Result schemas aren't just for type safety — they're how you orchestrate multi-step workflows. Because you get typed data back from `prompt()` and `skill()`, you can branch on results within a single agent:

```typescript
import { defineAgent, defineWorkflow } from '@flue/runtime';
import { local } from '@flue/runtime/node';
import * as v from 'valibot';

const agent = defineAgent(() => ({ sandbox: local(), model: 'anthropic/claude-sonnet-4-6' }));

export default defineWorkflow({
  agent,
  input: v.object({ issueNumber: v.number() }),

  async run({ harness, input }) {
    const session = await harness.session();
    const { data } = await session.skill('triage', {
      args: { issueNumber: input.issueNumber },
      result: v.object({
        severity: v.picklist(['low', 'medium', 'high', 'critical']),
        reproducible: v.boolean(),
        summary: v.string(),
      }),
    });

    if (data.severity === 'critical' && data.reproducible) {
      await session.skill('auto-fix', {
        args: { issueNumber: input.issueNumber },
        result: v.object({ fix_applied: v.boolean(), pr_url: v.optional(v.string()) }),
      });
    }
    return data;
  },
});
```

This pattern — prompt or skill call, check the result, decide what to do next — is how you build sophisticated agents that go beyond single-shot prompts.

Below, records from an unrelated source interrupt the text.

# ytchen0323/cloud-scale-bwamem

Hardware: AMD Instinct MI355X
Metric: pair-end 2x150bp reads aligned/sec (higher is better)
Workload: dtype int32+u16

## Files before the change

### cloud-scale-bwamem_amd/bpsw_hip/__init__.py

```python
from __future__ import annotations

import ctypes as C
import os
from dataclasses import dataclass

import numpy as np

_HERE = os.path.dirname(os.path.abspath(__file__))
PKG_ROOT = os.path.dirname(_HERE)
LIB_PATH = os.environ.get("BPSW_LIB") or os.path.join(PKG_ROOT, "lib", "libbPSW_hip.so")
SYNTH_PATH = os.path.join(PKG_ROOT, "lib", "libbpsw_synth.so")

BPSW_OK = 0
ZDROP_SCALA, ZDROP_BWA = 0, 1
RESCUE_C, RESCUE_SCALA = 0, 1
KSW_XBYTE, KSW_XSTOP, KSW_XSUBO, KSW_XSTART = 0x10000, 0x20000, 0x40000, 0x80000

ABI_SYMBOLS = [
    "bpsw_device_count", "bpsw_create", "bpsw_destroy", "bpsw_device_of", "bpsw_device_cus", "bpsw_device_slots", "bpsw_device_for_partition", "bpsw_last_error", "bpsw_version",
    "bpsw_set_ext_scoring", "bpsw_set_ext_shortcuts", "bpsw_extend_batch", "bpsw_extend_stage", "bpsw_extend_commit", "bpsw_extend_batch_classify", "bpsw_extend_batch_device", "bpsw_wire_size", "bpsw_wire_pack", "bpsw_wire_coords_size", "bpsw_wire_coords_pack",
    "bpsw_opt_default", "bpsw_swalign2_batch", "bpsw_swalign2_batch_device", "bpsw_matesw_group", "bpsw_global_batch",
    "bpsw_get_stats", "bpsw_reset_stats", "bpsw_last_kernel_ms", "bpsw_ring_stats", "bpsw_sw_batches_in_flight", "bpsw_ring_integrity",
    "bpsw_ext_group_waiting", "bpsw_ext_group_counts",
    "bpsw_ref_load", "bpsw_ref_unload", "bpsw_ref_length", "bpsw_ref_fetch", "bpsw_chain2aln_batch",
    "bpsw_tail_opt_default", "bpsw_bns_load", "bpsw_reg2aln_batch", "bpsw_sam_pe_batch", "bpsw_worker2_batch", "bpsw_last_tail_times", "bpsw_last_tail_resubmitted",
    "bpsw_tail_pool_create", "bpsw_tail_pool_destroy", "bpsw_tail_pool_submit", "bpsw_tail_pool_wait", "bpsw_tail_pool_workers",
    "bpsw_mark_primary_se", "bpsw_approx_mapq_se", "bpsw_mem_pair", "bpsw_sort_dedup", "bpsw_pe_stat",
    "bpsw_fmi_load", "bpsw_fmi_unload", "bpsw_fmi_length", "bpsw_seed_opt_default", "bpsw_seed_batch", "bpsw_chain_seeds",
    "bpsw_worker1_batch", "bpsw_last_worker1_times", "bpsw_seed_set_resident_lanes",
    "bpsw_seed_batch_ex", "bpsw_last_seed_bytes", "bpsw_scan_set_tile",
    "bpsw_chain_batch", "bpsw_chain_set_arena_budget", "bpsw_chain_last_split",
    "bpsw_chain_batch_ex", "bpsw_last_chain_bytes",
    "bpsw_sam_se_batch", "bpsw_align_se_batch", "bpsw_last_sam_se_times",
    "bpsw_sam_pe_batch_ex", "bpsw_align_pe_batch", "bpsw_last_sam_pe_times",
    "bpsw_fastq_parse", "bpsw_align_fastq_se", "bpsw_align_fastq_pe", "bpsw_last_fastq_times",
    "bpsw_bam_se_batch", "bpsw_bam_pe_batch", "bpsw_align_bam_se_batch", "bpsw_align_bam_pe_batch", "bpsw_align_fastq_bam_se", "bpsw_align_fastq_bam_pe",
    "bpsw_sam_header", "bpsw_bam_header", "bpsw_bam_eof", "bpsw_bam_set_block_payload", "bpsw_last_bam_times", "bpsw_last_bam_deflate_times",
]
JNI_SYMBOLS = [
    "Java_cs_ucla_edu_bwaspark_jni_SWExtendFPGAJNI_swExtendFPGAJNI",
    "Java_cs_ucla_edu_bwaspark_jni_MateSWJNI_mateSWJNI",
    "Java_cs_ucla_edu_bwaspark_jni_HelloWorld_helloWorld",
    "Java_cs_ucla_edu_bwaspark_jni_MateSWJNI_loadPacJNI",
    "Java_cs_ucla_edu_bwaspark_jni_SWExtendFPGAJNI_chainToAlnJNI",
    "Java_cs_ucla_edu_bwaspark_jni_MateSWJNI_loadBnsJNI",
    "Java_cs_ucla_edu_bwaspark_jni_MateSWJNI_samPeTailJNI",
    "Java_cs_ucla_edu_bwaspark_jni_MateSWJNI_samPeTailSubmitJNI",
    "Java_cs_ucla_edu_bwaspark_jni_MateSWJNI_samPeTailCollectJNI",
    "Java_cs_ucla_edu_bwaspark_jni_MateSWJNI_samPeTailCancelJNI",
    "Java_cs_ucla_edu_bwaspark_jni_MateSWJNI_mateSWFlatJNI",
    "Java_cs_ucla_edu_bwaspark_jni_SWExtendFPGAJNI_loadFmiJNI",
    "Java_cs_ucla_edu_bwaspark_jni_SWExtendFPGAJNI_worker1FlatJNI",
]


class BpswError(RuntimeError):
    pass


class AlnReg(C.Structure):
    _fields_ = [("rb", C.c_int64), ("re", C.c_int64), ("qb", C.c_int32), ("qe", C.c_int32), ("score", C.c_int32),
                ("truesc", C.c_int32), ("sub", C.c_int32), ("csub", C.c_int32), ("sub_n", C.c_int32), ("w", C.c_int32),
                ("seedcov", C.c_int32), ("secondary", C.c_int32), ("hash", C.c_uint64)]


ALNREG_DTYPE = np.dtype([("rb", "<i8"), ("re", "<i8"), ("qb", "<i4"), ("qe", "<i4"), ("score", "<i4"),
                         ("truesc", "<i4"), ("sub", "<i4"), ("csub", "<i4"), ("sub_n", "<i4"), ("w", "<i4"),
                         ("seedcov", "<i4"), ("secondary", "<i4"), ("hash", "<u8")])
assert ALNREG_DTYPE.itemsize == 64 and C.sizeof(AlnReg) == 64


class PeStat(C.Structure):
    _fields_ = [("low", C.c_int32), ("high", C.c_int32), ("failed", C.c_int32), ("pad_", C.c_int32),
                ("avg", C.c_double), ("std", C.c_double)]


class Opt(C.Structure):
    _fields_ = [(n, C.c_int32) for n in ("a", "b", "o_del", "e_del", "o_ins", "e_ins", "pen_unpaired", "pen_clip5",
                                         "pen_clip3", "w", "zdrop", "T", "flag", "min_seed_len", "max_ins",
                                         "max_matesw")] + [("mask_level_redun", C.c_float), ("mat", C.c_int8 * 25),
                                                           ("pad_", C.c_int8 * 3)]


class ExtTasks(C.Structure):
    _fields_ = [("n", C.c_int32)] + [(n, C.c_int32) for n in ("o_del", "e_del", "o_ins", "e_ins", "pen_clip5",
                                                                "pen_clip3", "w", "mat_max")] + \
               [(n, C.c_void_p) for n in ("left_qlen", "left_rlen", "right_qlen", "right_rlen", "left_q_off",
                                          "left_r_off", "right_q_off", "right_r_off", "reg_score", "q_beg", "h0", "idx",
                                          "pool")]


class ExtCoordTasks(C.Structure):
    _fields_ = [("n", C.c_int32)] + [(n, C.c_int32) for n in ("o_del", "e_del", "o_ins", "e_ins", "pen_clip5",
                                                                "pen_clip3", "w", "mat_max")] + \
               [(n, C.c_void_p) for n in ("left_qlen", "left_rlen", "right_qlen", "right_rlen", "left_q_off", "right_q_off",
                                          "reg_score", "q_beg", "h0", "idx", "seed_len", "seed_rbeg", "pool")]


class SwJobs(C.Structure):
    _fields_ = [("n", C.c_int32), ("xtra", C.c_int32)] + \
               [(n, C.c_void_p) for n in ("q_len", "t_len", "q_off", "t_off", "q_rev", "q_pool", "t_pool")] + \
               [("q_pool_bytes", C.c_size_t), ("t_pool_bytes", C.c_size_t)]


class GlobalJobs(C.Structure):
    _fields_ = [("n", C.c_int32), ("max_cigar", C.c_int32)] + \
               [(n, C.c_void_p) for n in ("q_len", "t_len", "w", "q_off", "t_off", "q_pool", "t_pool")] + \
               [("q_pool_bytes", C.c_size_t), ("t_pool_bytes", C.c_size_t)]


class Chains(C.Structure):
    _fields_ = [("n_reads", C.c_int32), ("read_len", C.c_void_p), ("read_off", C.c_void_p), ("read_pool", C.c_void_p),
                ("read_pool_bytes", C.c_size_t), ("chain_cnt", C.c_void_p), ("seed_cnt", C.c_void_p), ("seed_rbeg", C.c_void_p),
                ("seed_qbeg", C.c_void_p), ("seed_len", C.c_void_p)]


C2A_SORT_DEDUP, C2A_DEDUP_SCALA = 1, 2
W1_CHAIN_DEVICE = 4
W1_SEED_PLAN_DEVICE = 8
W1_CHAINS_RESIDENT = 16
SEED_PLAN_DEVICE = 1
CHAIN_TABLES_DEVICE = 1


class RescueGroup(C.Structure):
    _fields_ = [("group_size", C.c_int32), ("l_pac", C.c_int64), ("pes", PeStat * 4), ("seq_len", C.c_void_p),
                ("seq_off", C.c_void_p), ("seq_pool", C.c_void_p), ("seq_pool_bytes", C.c_size_t),
                ("reg_cnt", C.c_void_p), ("regs", C.c_void_p), ("ref_cnt", C.c_void_p), ("ref_rb", C.c_void_p),
                ("ref_re", C.c_void_p), ("ref_len", C.c_void_p), ("ref_off", C.c_void_p), ("ref_pool", C.c_void_p),
                ("ref_pool_bytes", C.c_size_t)]


class Stats(C.Structure):
    _fields_ = [(n, C.c_uint64) for n in ("ext_calls", "ext_tasks", "ext_wire_bytes", "sw_calls", "sw_jobs",
                                          "sw_speculated", "sw_replayed_rounds", "sw_wasted")] + \
               [(n, C.c_double) for n in ("ext_h2d_ms", "ext_kernel_ms", "ext_d2h_ms", "sw_h2d_ms", "sw_kernel_ms",
                                          "sw_d2h_ms", "sw_host_ms", "ext_host_in_ms", "ext_wait_ms", "ext_dev_ms",
                                          "ext_host_out_ms", "grp_plan_ms", "grp_pack_ms", "grp_wait_ms", "grp_dev_ms",
                                          "grp_replay_ms", "grp_out_ms")] + [("grp_calls", C.c_uint64), ("grp_pairs", C.c_uint64), ("ext_full_relaunches", C.c_uint64), ("sw_ring_calls", C.c_uint64), ("ext_ring_calls", C.c_uint64)]


_lib = None


def load_library(path: str | None = None) -> C.CDLL:
    global _lib
    if _lib is not None and path is None:
        return _lib
    p = path or LIB_PATH
    if not os.path.exists(p):
        raise BpswError(f"{p} not found: build it with `make -C {PKG_ROOT}` (or __graft_entry__.build())")
    if os.environ.get("BPSW_NO_TORCH") != "1":
        try:
            import torch
        except Exception:
            pass
    lib = C.CDLL(p)
    lib.bpsw_last_error.restype = C.c_char_p
    lib.bpsw_version.restype = C.c_char_p
    lib.bpsw_create.argtypes = [C.c_int, C.POINTER(C.c_void_p)]
    lib.bpsw_destroy.argtypes = [C.c_void_p]
    lib.bpsw_destroy.restype = None
    lib.bpsw_device_of.argtypes = [C.c_void_p]
    lib.bpsw_device_cus.argtypes = [C.c_void_p]
    lib.bpsw_set_ext_scoring.argtypes = [C.c_void_p, C.c_void_p, C.c_int, C.c_int]
    lib.bpsw_set_ext_shortcuts.argtypes = [C.c_void_p, C.c_int]
    lib.bpsw_extend_batch.argtypes = [C.c_void_p, C.c_void_p, C.c_size_t, C.c_void_p, C.c_size_t]
    lib.bpsw_extend_batch_device.argtypes = [C.c_void_p, C.c_void_p, C.c_size_t, C.c_int, C.c_void_p, C.c_void_p]
    lib.bpsw_wire_size.argtypes = [C.POINTER(ExtTasks)]
    lib.bpsw_wire_size.restype = C.c_size_t
    lib.bpsw_wire_pack.argtypes = [C.POINTER(ExtTasks), C.c_void_p, C.c_size_t, C.POINTER(C.c_size_t)]
    lib.bpsw_wire_coords_size.argtypes = [C.POINTER(ExtCoordTasks)]
    lib.bpsw_wire_coords_size.restype = C.c_size_t
    lib.bpsw_wire_coords_pack.argtypes = [C.POINTER(ExtCoordTasks), C.c_void_p, C.c_size_t, C.POINTER(C.c_size_t)]
    lib.bpsw_opt_default.argtypes = [C.POINTER(Opt)]
    lib.bpsw_opt_default.restype = None
    lib.bpsw_swalign2_batch.argtypes = [C.c_void_p, C.POINTER(Opt), C.POINTER(SwJobs), C.c_void_p]
    lib.bpsw_swalign2_batch_device.argtypes = [C.c_void_p, C.POINTER(Opt), C.POINTER(SwJobs), C.c_void_p, C.c_void_p]
    lib.bpsw_matesw_group.argtypes = [C.c_void_p, C.POINTER(Opt), C.POINTER(RescueGroup), C.c_int, C.c_void_p,
                                      C.c_void_p, C.c_int64, C.POINTER(C.c_int64)]
    lib.bpsw_global_batch.argtypes = [C.c_void_p, C.POINTER(Opt), C.POINTER(GlobalJobs), C.c_void_p, C.c_void_p, C.c_void_p]
    lib.bpsw_get_stats.argtypes = [C.c_void_p, C.POINTER(Stats)]
    lib.bpsw_reset_stats.argtypes = [C.c_void_p]
    lib.bpsw_last_kernel_ms.argtypes = [C.c_void_p, C.POINTER(C.c_float), C.POINTER(C.c_float)]
    lib.bpsw_ring_stats.argtypes = [C.c_void_p, C.POINTER(C.c_uint64), C.POINTER(C.c_uint64), C.POINTER(C.c_uint64), C.POINTER(C.c_double), C.POINTER(C.c_uint64)]
    lib.bpsw_sw_batches_in_flight.argtypes = [C.c_int]
    lib.bpsw_ext_group_waiting.argtypes = [C.c_int]
    lib.bpsw_ext_group_counts.argtypes = [C.c_int, C.POINTER(C.c_uint64)]
    lib.bpsw_ring_integrity.argtypes = [C.POINTER(C.c_uint64), C.POINTER(C.c_uint64)]
    lib.bpsw_chain2aln_batch.argtypes = [C.c_void_p, C.POINTER(Opt), C.POINTER(Chains), C.c_int, C.c_int, C.c_void_p, C.c_void_p,
                                         C.c_int64, C.POINTER(C.c_int64)]
    lib.bpsw_ref_load.argtypes = [C.c_void_p, C.c_void_p, C.c_int64]
    lib.bpsw_ref_unload.argtypes = [C.c_void_p]
    lib.bpsw_ref_length.argtypes = [C.c_void_p]
    lib.bpsw_ref_length.restype = C.c_int64
    lib.bpsw_ref_fetch.argtypes = [C.c_void_p, C.c_int32, C.c_void_p, C.c_void_p, C.c_void_p, C.c_size_t, C.c_void_p, C.c_void_p]
    lib.bpsw_tail_opt_default.argtypes = [C.c_void_p]
    lib.bpsw_tail_opt_default.restype = None
    lib.bpsw_bns_load.argtypes = [C.c_void_p, C.c_int32, C.c_void_p, C.c_void_p, C.c_char_p]
    lib.bpsw_reg2aln_batch.argtypes = [C.c_void_p, C.POINTER(Opt), C.c_void_p, C.c_void_p, C.c_void_p, C.c_void_p, C.c_void_p]
    lib.bpsw_sam_pe_batch.argtypes = [C.c_void_p, C.POINTER(Opt), C.c_void_p, C.c_void_p, C.c_void_p, C.c_size_t, C.c_void_p,
                                      C.POINTER(C.c_size_t), C.c_void_p]
    lib.bpsw_worker2_batch.argtypes = [C.c_void_p, C.POINTER(Opt), C.c_void_p, C.c_void_p, C.c_int, C.c_void_p, C.c_size_t, C.c_void_p,
                                       C.POINTER(C.c_size_t), C.c_void_p, C.c_void_p, C.c_int64, C.POINTER(C.c_int64)]
    lib.bpsw_tail_pool_create.argtypes = [C.c_int, C.c_int, C.POINTER(C.c_void_p)]
    lib.bpsw_tail_pool_destroy.argtypes = [C.c_void_p]
    lib.bpsw_tail_pool_destroy.restype = None
    lib.bpsw_tail_pool_submit.argtypes = [C.c_void_p, C.POINTER(Opt), C.c_void_p, C.c_void_p, C.c_int, C.c_void_p, C.c_size_t, C.c_void_p,
                                          C.c_void_p, C.c_void_p, C.c_int64, C.POINTER(C.c_int64)]
    lib.bpsw_tail_pool_wait.argtypes = [C.c_void_p, C.c_int64, C.POINTER(C.c_size_t), C.POINTER(C.c_int64)]
    lib.bpsw_tail_pool_workers.argtypes = [C.c_void_p]
    lib.bpsw_mark_primary_se.argtypes = [C.POINTER(Opt), C.c_void_p, C.c_int32, C.c_void_p, C.c_int64]
    lib.bpsw_approx_mapq_se.argtypes = [C.POINTER(Opt), C.c_void_p, C.c_void_p]
    lib.bpsw_mem_pair.argtypes = [C.POINTER(Opt), C.c_void_p, C.c_int64, C.c_void_p, C.c_int32, C.c_void_p, C.c_int32, C.c_void_p, C.c_int64,
                                  C.c_void_p]
    lib.bpsw_sort_dedup.argtypes = [C.c_int32, C.c_void_p, C.c_float, C.c_int]
    lib.bpsw_pe_stat.argtypes = [C.POINTER(Opt), C.c_void_p, C.c_int64, C.c_int32, C.c_void_p, C.c_void_p, C.c_void_p]
    lib.bpsw_last_tail_times.argtypes = [C.c_void_p, C.POINTER(C.c_float), C.POINTER(C.c_int32), C.c_void_p]
    lib.bpsw_last_tail_resubmitted.argtypes = [C.c_void_p, C.POINTER(C.c_int32)]
    _bind_seeding(lib)
    if path is None:
        _lib = lib
    return lib
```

## Running workflows locally

During development, `flue run` starts the configured application temporarily and runs the workflow in one step:

```bash
# Run with input
npx flue run triage --target node \
  --input '{"issueNumber": 42}'

# Pipe the result to jq
npx flue run triage --target node \
  --input '{"issueNumber": 42}' | jq '.severity'
```

The CLI invokes the workflow over the temporary application's normal HTTP surface, so `app.ts` and middleware run. Progress goes to stderr and the final result to stdout.